A NEW QUANTUM FORMALISM FOR DAMPING AND GAIN IN HARMONIC-OSCILLATORS

A new formulation of loss or gain in the quantum theory of harmonic oscillators is put forward using a non-passive reactive circuit which can be readily quantized. The analysis is based on the electrical circuit theory and demonstrates how a circuit, with negative inductance –Ln and negative capacitance –Cn, coupled to a conventional harmonic oscillator circuit, of positive inductance L and positive capacitance C, can act as a source or sink of energy and allow for both gain and loss.

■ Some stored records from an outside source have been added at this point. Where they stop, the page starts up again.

# idthanm/mpg

Hardware: NVIDIA B200
Metric: model state-steps/s (fwd+bwd, n=25) (higher is better)
Workload: dtype f32

## Files before the change

### mpg_b200/csrc/api.cu

```cuda
#include <cstdio>
#include <cstdlib>
#include <cstring>
#include <new>
#include <vector>

#include "mlp_kernels.cuh"
#include "model_kernels.cuh"
#include "tc_rollout.cuh"
#include "replay.cuh"

using namespace mpg;

namespace {

struct NetStore {
  float* flat = nullptr;
  float* W1p = nullptr;
  float* W2p = nullptr;
  float* W2Tp = nullptr;
  float* adam_m = nullptr;
  float* adam_v = nullptr;
  int in_dim = 0, out_dim = 0;
  bool set = false;
};
// ... 541 lines not shown
  CUDA_OK(ctx, cudaMemcpyAsync(ns.adam_m, m, n * sizeof(float), cudaMemcpyDeviceToDevice, st));
  CUDA_OK(ctx, cudaMemcpyAsync(ns.adam_v, v, n * sizeof(float), cudaMemcpyDeviceToDevice, st));
  return MPG_OK;
}

int mpg_polyak_update(mpg_ctx* ctx, int src_net, int dst_net, float tau, void* stream) {
  int rc = check_net(ctx, src_net);
  if (!rc) rc = check_net(ctx, dst_net);
  if (rc) return rc;
  NetStore &a = ctx->nets[src_net], &d = ctx->nets[dst_net];
  if (a.in_dim != d.in_dim || a.out_dim != d.out_dim) return fail(ctx, MPG_ERR_ARG, "polyak: nets differ in shape%s");
  cudaStream_t st = (cudaStream_t)stream;
  const int n = layout(ctx, a).total;
  polyak_kernel<<<(n + 255) / 256, 256, 0, st>>>(d.flat, a.flat, n, tau);
  ctx->launches++;
  CUDA_OK(ctx, cudaGetLastError());
  return repack(ctx, dst_net, st);
}

int mpg_get_weights(mpg_ctx* ctx, int net, float* const w[6], void* stream) {
  int rc = check_net(ctx, net);
  if (rc) return rc;
  cudaStream_t st = (cudaStream_t)stream;
  NetStore& ns = ctx->nets[net];
  const GradLayout L = layout(ctx, ns);
  const int hw = ctx->cfg.hidden;
  const int off[6] = {L.oW1, L.ob1, L.oW2, L.ob2, L.oW3, L.ob3};
  const int cnt[6] = {ns.in_dim * hw, hw, hw * hw, hw, hw * ns.out_dim, ns.out_dim};
  for (int i = 0; i < 6; ++i)
    CUDA_OK(ctx, cudaMemcpyAsync(w[i], ns.flat + off[i], cnt[i] * sizeof(float), cudaMemcpyDefault, st));
  return MPG_OK;
}

int mpg_policy_grad(mpg_ctx* ctx, const mpg_rollout_params* p, const float* obs, const float* noise, float* grad_out,
                    float* returns_out, void* stream) {
  if (!ctx || !p || !obs || !grad_out) return fail(ctx, MPG_ERR_ARG, "null argument to mpg_policy_grad%s");
  if (p->real_env || ctx->cfg.env == MPG_ENV_PATH_TRACKING_REAL) return fail(ctx, MPG_ERR_UNSUPPORTED, "the real environment is forward only%s");
  cudaStream_t st = (cudaStream_t)stream;
  RolloutArgs a;
  int rc = fill_rollout_args(ctx, p, a);
  if (rc) return rc;
  a.obs = obs; a.noise = noise; a.returns_out = returns_out;
  a.noise_mode = noise ? 1 : (p->use_philox ? 2 : 0);
  const int MB = p->rows * p->M;
  if (ctx->backend == MPG_BACKEND_TC) {
    const int ntiles = (MB + tc::ACT_ROWS - 1) / tc::ACT_ROWS;
    const int grid = ntiles < ctx->sms ? ntiles : ctx->sms;
    tc::TcArgs ta = tc_args(ctx, a, p->policy_net, p->q_net);
    ta.store_steps = p->full_bptt ? p->horizon + 1 : 1;
    const size_t need = (size_t)ntiles * ta.store_steps * tc::SLOT_BYTES;
    if (!tc_ensure_store(ctx->tc, need)) return fail(ctx, MPG_ERR_CUDA, "cudaMalloc of the dW operand store failed%s");
    ta.store = ctx->tc.store;
    ta.rec_hi_only = rec_hi_only(ctx, (long long)MB * ta.store_steps);
    if (!tc_ensure_h2store(ctx->tc, (size_t)ntiles * (p->horizon + 1) * 2 * tc::ACT_SPLIT))
      return fail(ctx, MPG_ERR_CUDA, "cudaMalloc of the h2 image store failed%s");
    ta.h2store = ctx->tc.h2store;
    ta.z_ckpt = ctx->tc.z_ckpt;
    ta.prof = ctx->prof;
    const int tail = ntiles % ctx->sms, full = ntiles - tail;
    const bool split = ctx->tail_overlap && ctx->aux && full > 0 && tail > 0 && !ctx->prof
                       && (long long)(ctx->sms - tail) * 4 >= (long long)(full / ctx->sms) * ctx->sms / 2;
    CUDA_OK(ctx, cudaMemsetAsync(ctx->partial, 0, (size_t)(split ? 2 : 1) * ctx->sms * ctx->partial_stride * sizeof(float), st));
    if (ctx->timing) cudaEventRecord(ctx->ev0, st);
    if (!split) {
      CUDA_OK(ctx, tc_launch_rollout<true>(ctx->cfg.env, ctx->act, ta, grid, st));
      if (ctx->timing) { cudaEventRecord(ctx->ev1, st); ctx->timed = 1; }
      launch_dw(ctx, ta, 0, ntiles, 0, ctx->sms, st);
      launch_reduce(ctx, p->policy_net, ctx->sms, grad_out, nullptr, st);
      ctx->launches += 3;
    } else {
      ta.tile0 = 0; ta.tile1 = full;
      CUDA_OK(ctx, tc_launch_rollout<true>(ctx->cfg.env, ctx->act, ta, ctx->sms, st));
      CUDA_OK(ctx, cudaEventRecord(ctx->ev_wave, st));
      tc::TcArgs tb = ta;
      tb.tile0 = full; tb.tile1 = ntiles;
      tb.r.partial = ctx->partial + (size_t)ctx->sms * ctx->partial_stride;
      CUDA_OK(ctx, tc_launch_rollout<true>(ctx->cfg.env, ctx->act, tb, tail, st));
      if (ctx->timing) { cudaEventRecord(ctx->ev1, st); ctx->timed = 1; }
      CUDA_OK(ctx, cudaStreamWaitEvent(ctx->aux, ctx->ev_wave, 0));
      launch_dw(ctx, ta, 0, full, 0, ctx->sms - tail, ctx->aux);
      CUDA_OK(ctx, cudaEventRecord(ctx->ev_aux, ctx->aux));
      launch_dw(ctx, ta, full, tail, ctx->sms, ctx->sms, st);
      CUDA_OK(ctx, cudaStreamWaitEvent(st, ctx->ev_aux, 0));
      launch_reduce(ctx, p->policy_net, 2 * ctx->sms, grad_out, nullptr, st);
      ctx->launches += 5;
    }
    CUDA_OK(ctx, cudaGetLastError());
    return MPG_OK;
  }
  const int ntiles = (MB + TILE_R - 1) / TILE_R;
  const int grid = ntiles < ctx->sms ? ntiles : ctx->sms;
  CUDA_OK(ctx, cudaMemsetAsync(ctx->partial, 0, (size_t)grid * ctx->partial_stride * sizeof(float), st));
  rc = launch_rollout<true>(ctx, a, grid, st, ctx->cfg.env);
  if (rc) return rc;
  launch_reduce(ctx, p->policy_net, grid, grad_out, nullptr, st);
  ctx->launches++;
  CUDA_OK(ctx, cudaGetLastError());
  return MPG_OK;
}

int mpg_rollout_forward(mpg_ctx* ctx, const mpg_rollout_params* p, const float* obs, const float* start_actions,
                        const float* noise, float* returns_out, float* traj_obs, float* traj_rew, float* traj_act,
                        void* stream) {
  if (!ctx || !p || !obs) return fail(ctx, MPG_ERR_ARG, "null argument to mpg_rollout_forward%s");
  cudaStream_t st = (cudaStream_t)stream;
  RolloutArgs a;
  int rc = fill_rollout_args(ctx, p, a);
// ... 465 lines not shown
```

### mpg_b200/csrc/tc_common.cuh

```cuda
#pragma once
#include <cuda_bf16.h>
#include <cuda_fp16.h>

#include "common.cuh"

namespace mpg {
namespace tc {

constexpr int H = 256;

__device__ __forceinline__ uint32_t smem_u32(const void* p) { return (uint32_t)__cvta_generic_to_shared(p); }

__device__ __forceinline__ void mbar_init(uint64_t* bar, uint32_t count) {
  asm volatile("mbarrier.init.shared::cta.b64 [%0], %1;" ::"r"(smem_u32(bar)), "r"(count));
}
__device__ __forceinline__ void mbar_arrive(uint64_t* bar) {
  asm volatile("mbarrier.arrive.shared::cta.b64 _, [%0];" ::"r"(smem_u32(bar)) : "memory");
}
__device__ __forceinline__ void mbar_expect_tx(uint64_t* bar, uint32_t bytes) {
  asm volatile("mbarrier.arrive.expect_tx.shared::cta.b64 _, [%0], %1;" ::"r"(smem_u32(bar)), "r"(bytes) : "memory");
}
__device__ __forceinline__ bool mbar_try(uint64_t* bar, uint32_t parity) {
  uint32_t ok;
  asm volatile(
      "{\n\t.reg .pred p;\n\t"
      "mbarrier.try_wait.parity.shared::cta.b64 p, [%1], %2, %3;\n\t"
      "selp.u32 %0, 1, 0, p;\n\t}" : "=r"(ok) : "r"(smem_u32(bar)), "r"(parity), "r"(0x989680) : "memory");
  return ok != 0;
}
static __device__ unsigned long long* g_wait_dbg = nullptr;
#ifndef MPG_WAIT_LIMIT_CYCLES
#define MPG_WAIT_LIMIT_CYCLES 4000000000ll
#endif
static inline bool wait_dbg_attach(unsigned long long* dev_ptr) {
  return cudaMemcpyToSymbol(g_wait_dbg, &dev_ptr, sizeof(dev_ptr)) == cudaSuccess;
}
static __device__ __noinline__ void mbar_timeout(int site, uint32_t parity) {
  if (g_wait_dbg) {
    const int w = (int)(threadIdx.x >> 5);
    const int k = w >= 20 ? 5 + (w & 1) : w / 4;
    volatile unsigned long long* r = g_wait_dbg + 4 + 4 * k;
    r[0] = (unsigned long long)site;
    r[1] = (unsigned long long)blockIdx.x;
    r[2] = (unsigned long long)threadIdx.x;
    r[3] = (unsigned long long)parity + 1ull;
    g_wait_dbg[0] = 1ull;
    __threadfence_system();
  }
}
__device__ __forceinline__ void mbar_wait(uint64_t* bar, uint32_t parity, int site = 0) {
  if (mbar_try(bar, parity)) return;
  const long long t0 = clock64();
  while (!mbar_try(bar, parity)) {
    if (clock64() - t0 > MPG_WAIT_LIMIT_CYCLES) {
      mbar_timeout(site, parity);
      const long long t1 = clock64();
      while (clock64() - t1 < 400000000ll) {}
      __trap();
    }
  }
}
#define MBAR_WAIT(bar, parity) mbar_wait((bar), (parity), __LINE__)
__device__ __forceinline__ float ex2_ftz(float x) {
  float y;
  asm("ex2.approx.ftz.f32 %0, %1;" : "=f"(y) : "f"(x));
  return y;
}
__device__ __forceinline__ float exp_fast(float x) { return ex2_ftz(x * 1.4426950408889634f); }
__device__ __forceinline__ void fence_barrier_init() { asm volatile("fence.mbarrier_init.release.cluster;" ::: "memory"); }
__device__ __forceinline__ void fence_proxy_async() { asm volatile("fence.proxy.async.shared::cta;" ::: "memory"); }

__device__ __forceinline__ void bulk_g2s(void* smem_dst, const void* gmem_src, uint32_t bytes, uint64_t* bar) {
  asm volatile("cp.async.bulk.shared::cluster.global.mbarrier::complete_tx::bytes [%0], [%1], %2, [%3];" ::"r"(
                   smem_u32(smem_dst)), "l"(gmem_src), "r"(bytes), "r"(smem_u32(bar)) : "memory");
}
__device__ __forceinline__ void bulk_s2g(void* gmem_dst, const void* smem_src, uint32_t bytes) {
  asm volatile("cp.async.bulk.global.shared::cta.bulk_group [%0], [%1], %2;" ::"l"(gmem_dst), "r"(smem_u32(smem_src)),
               "r"(bytes) : "memory");
}
__device__ __forceinline__ void bulk_commit() { asm volatile("cp.async.bulk.commit_group;" ::: "memory"); }
__device__ __forceinline__ void bulk_wait_read_all() { asm volatile("cp.async.bulk.wait_group.read 0;" ::: "memory"); }
__device__ __forceinline__ void bulk_wait_read_pending(int pending) {
  switch (pending) {
    case 3: asm volatile("cp.async.bulk.wait_group.read 3;" ::: "memory"); break;
    case 2: asm volatile("cp.async.bulk.wait_group.read 2;" ::: "memory"); break;
    case 1: asm volatile("cp.async.bulk.wait_group.read 1;" ::: "memory"); break;
    default: asm volatile("cp.async.bulk.wait_group.read 0;" ::: "memory"); break;
  }
}
__device__ __forceinline__ void bulk_wait_all() { asm volatile("cp.async.bulk.wait_group 0;" ::: "memory"); }

__device__ __forceinline__ void tmem_alloc(uint32_t* smem_result, uint32_t ncols) {
  asm volatile("tcgen05.alloc.cta_group::1.sync.aligned.shared::cta.b32 [%0], %1;" ::"r"(smem_u32(smem_result)), "r"(ncols)
               : "memory");
  asm volatile("tcgen05.relinquish_alloc_permit.cta_group::1.sync.aligned;" ::: "memory");
}
__device__ __forceinline__ void tmem_dealloc(uint32_t taddr, uint32_t ncols) {
  asm volatile("tcgen05.dealloc.cta_group::1.sync.aligned.b32 %0, %1;" ::"r"(taddr), "r"(ncols) : "memory");
}
__device__ __forceinline__ void tc_fence_before() { asm volatile("tcgen05.fence::before_thread_sync;" ::: "memory"); }
__device__ __forceinline__ void tc_fence_after() { asm volatile("tcgen05.fence::after_thread_sync;" ::: "memory"); }

__device__ __forceinline__ void umma_bf16(uint32_t d_tmem, uint64_t a_desc, uint64_t b_desc, uint32_t idesc,
                                          uint32_t accumulate) {
  asm volatile(
      "{\n\t.reg .pred p;\n\t"
      "setp.ne.b32 p, %4, 0;\n\t"
      "tcgen05.mma.cta_group::1.kind::f16 [%0], %1, %2, %3, p;\n\t}" ::"r"(d_tmem), "l"(a_desc), "l"(b_desc), "r"(idesc),
      "r"(accumulate) : "memory");
}
__device__ __forceinline__ void umma_commit(uint64_t* bar) {
  asm volatile("tcgen05.commit.cta_group::1.mbarrier::arrive::one.shared::cluster.b64 [%0];" ::"r"(smem_u32(bar)) : "memory");
}

__device__ __forceinline__ void tmem_ld32(uint32_t taddr, float (&v)[32]) {
  uint32_t r[32];
  asm volatile(
      "tcgen05.ld.sync.aligned.32x32b.x32.b32 "
      "{%0, %1, %2, %3, %4, %5, %6, %7, %8, %9, %10, %11, %12, %13, %14, %15, "
      "%16, %17, %18, %19, %20, %21, %22, %23, %24, %25, %26, %27, %28, %29, %30, %31}, [%32];"
      : "=r"(r[0]), "=r"(r[1]), "=r"(r[2]), "=r"(r[3]), "=r"(r[4]), "=r"(r[5]), "=r"(r[6]), "=r"(r[7]), "=r"(r[8]),
        "=r"(r[9]), "=r"(r[10]), "=r"(r[11]), "=r"(r[12]), "=r"(r[13]), "=r"(r[14]), "=r"(r[15]), "=r"(r[16]),
        "=r"(r[17]), "=r"(r[18]), "=r"(r[19]), "=r"(r[20]), "=r"(r[21]), "=r"(r[22]), "=r"(r[23]), "=r"(r[24]),
        "=r"(r[25]), "=r"(r[26]), "=r"(r[27]), "=r"(r[28]), "=r"(r[29]), "=r"(r[30]), "=r"(r[31])
      : "r"(taddr));
  asm volatile("tcgen05.wait::ld.sync.aligned;" ::: "memory");
#pragma unroll
  for (int i = 0; i < 32; ++i) v[i] = __uint_as_float(r[i]);
}
__device__ __forceinline__ void tmem_ld16(uint32_t taddr, float (&v)[16]) {
  uint32_t r[16];
  asm volatile(
      "tcgen05.ld.sync.aligned.32x32b.x16.b32 "
// ... 91 lines not shown
```

### mpg_b200/csrc/tc_kernels.cuh

```cuda
#pragma once
#include "env_models.cuh"
#include "rollout_kernels.cuh"
#include "tc_gemm.cuh"

#ifndef MPG_EPI_INLINE
#define MPG_EPI_INLINE __forceinline__
#endif

namespace mpg {
namespace tc {

struct TcNet {
  const uint8_t* big_fwd;
  const uint8_t* big_dx;
  const uint8_t* l1;
  const uint8_t* l1b;
  const uint8_t* in;
  const float* W3;
  const float* b2;
  const float* b3;
  int in_dim, out_dim;
};

constexpr int BIAS_K = 15;
constexpr size_t SLOT_H1 = 0, SLOT_D2 = 131072, SLOT_P = 262144;
constexpr size_t SLOT_BYTES = 270336;

struct TcArgs {
  RolloutArgs r;
  TcNet pol, q;
  float* act_ckpt;
  float* z_ckpt;
  uint8_t* h2store;
  uint8_t* store;
  int store_steps;
  int rec_hi_only;
  int tile0, tile1;
  int q_regress;
  const float* q_target;
  float q_inv_rows;
  long long* prof;
};

struct MiscF {
  float W3p[H * 2];
  float b2p[H];
  float W3q[H * 2];
  float b2q[H];
  float part[4 * 2 * ACT_ROWS];
  float d3s[2 * ACT_ROWS];
  float wsum[8];
  float b3[4];
};
static_assert(sizeof(MiscF) <= SmemMap::MISC_BYTES, "MISC region too small");

constexpr int SM_D3IMG = SmemMap::TOTAL;
constexpr int SM_TOTAL = SM_D3IMG + 8192;

__device__ __forceinline__ void epi_bar() { asm volatile("bar.sync 1, %0;" ::"n"(EPI_THREADS) : "memory"); }
__device__ __forceinline__ float elu_fast(float x) { return x > 0.f ? x : exp_fast(x) - 1.f; }
template <int ACT>
__device__ __forceinline__ float act_fast(float x) {
  if constexpr (ACT == MPG_ACT_RELU) return x > 0.f ? x : 0.f;
  else if constexpr (ACT == MPG_ACT_TANH) return tanhf(x);
  else return elu_fast(x);
}
template <int ACT>
__device__ __forceinline__ float times_act_grad_out(float g, float h) {
  if constexpr (ACT == MPG_ACT_RELU) return h > 0.f ? g : 0.f;
  else if constexpr (ACT == MPG_ACT_TANH) return g * fmaf(-h, h, 1.f);
  else return fmaf(g, fminf(h, 0.f), g);
}
template <int ACT>
__device__ __forceinline__ float act_grad_log2e(float z) {
  if constexpr (ACT == MPG_ACT_RELU) {
    return z > 0.f ? 1.f : 0.f;
  } else if constexpr (ACT == MPG_ACT_TANH) {
    const float e = ex2_ftz(-2.f * fabsf(z)), d = 1.f + e;
    return __fdividef(4.f * e, d * d);
  } else {
    return ex2_ftz(fminf(z, 0.f));
  }
}
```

Classically this series circuit is indistinguishable in its transients from either a + G or –G conductance shunted across a main LC oscillator circuit. However, unlike the resistive circuit, this coupled circuit can be quantized, maintaining the uncertainty principle. A two-valued solution is found, dependent on whether the circuits are in a state to receive energy or a state to absorb energy. A full correspondence, including secondorder frequency shifts, is found between the quantum and the classical solutions with states which are appropriate to thermodynamic equilibrium of a conductance at a temperature T as well as to the classical-like coherent states. While the accessible mode in the + L + C circuit does not exhibit any squeezing directly, the system as a whole is an example of two-mode squeezing discussed by other authors. © 1990 Taylor & Francis Ltd.